Exercise:
Search the data for the word "kEntCont" and copy every line where it occurs.
::: Record set :::
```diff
+            const uint32_t clo = (uint32_t)ch, chi = (uint32_t)(ch >> 32);
+            const bool hit = (clo & 0x3FFFFFu) == id1;
+            const bool pos = hit && ((chi >> 12) & 3u) == JB_FC_POS;
+            const uint32_t wi1 = (chi >> 15) + 1u;
+            const bool bad = pos && (lbit > (1u << (kEdgeMaxL - 1u)) || (rlo & 0x3FFF00u) != 0u || wi1 > kRecIdxMax + 1u);
+            const bool add = pos && !bad;
+            m |= add ? lbit : 0u;
+            const uint32_t nlo = __builtin_amdgcn_alignbit(rhi, rlo, kEdgeIdxBits);
+            const uint32_t nhi = (rhi >> kEdgeIdxBits) | (wi1 << (kRecTop - 32u));
+            rlo = add ? nlo : rlo;
+            rhi = add ? nhi : rhi;
+            lbit = __builtin_elementwise_add_sat(lbit, lbit);
+            const bool more = hit && (chi & 0x4000u) != 0u && !bad;
+            const bool go = more && (en & kEntCont);
+            const bool dfr = more && !(en & kEntCont) && (en & kEntEdge);
+            id1 = tt + 1u;
+            base = __builtin_amdgcn_alignbit(chi, clo, 22) & 0x3FFFFFu;
+            ja += 4u;
+            en = en2;
+            if (!go) {
+                *reinterpret_cast<uint64_t*>(sc8 + js8) = (bad || dfr) ? 0ull : ((uint64_t)rhi << 32) | (rlo | m);
+                lbit = 0u;
             }
         }
         trips++;
-        bool any = false;
-#pragma unroll
-        for (int q = 0; q < JB_MW_WALKS; q++) any |= wk[q].act;
-        if (!__any(any) && head >= hi) break;
+        if (!__any(lbit != 0u) && head >= hi) break;
     }
     if (stamps) c3 = __builtin_amdgcn_s_memtime();
     __syncthreads();
     {
-        const uint32_t e0 = (nent * part) >> split, e1 = (nent * (part + 1u)) >> split;
-        for (uint32_t i = e0 + threadIdx.x; i < e1; i += 256u)
-            __builtin_nontemporal_store(s_c[i], erec + (t0 + ent_pos(s_e[i])) / 3u);
+        uint64_t* const erec0 = erec + t0 / 3u;
+        const uint32_t r0 = (uint32_t)(t0 % 3u);
+        for (uint32_t i = pe0 + threadIdx.x; i < pe1; i += 256u)
+            __builtin_nontemporal_store(s_c[i], erec0 + (r0 + ent_pos(s_e[i])) / 3u);
     }
     if (stamps && part == 0u && (threadIdx.x & 63u) == 0) {
         uint64_t* o = dbg + ((uint64_t)tile * 4u + (threadIdx.x >> 6)) * 8u;
```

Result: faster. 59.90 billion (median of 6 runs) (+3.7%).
:::
Expected answer:
+            const bool go = more && (en & kEntCont);
+            const bool dfr = more && !(en & kEntCont) && (en & kEntEdge);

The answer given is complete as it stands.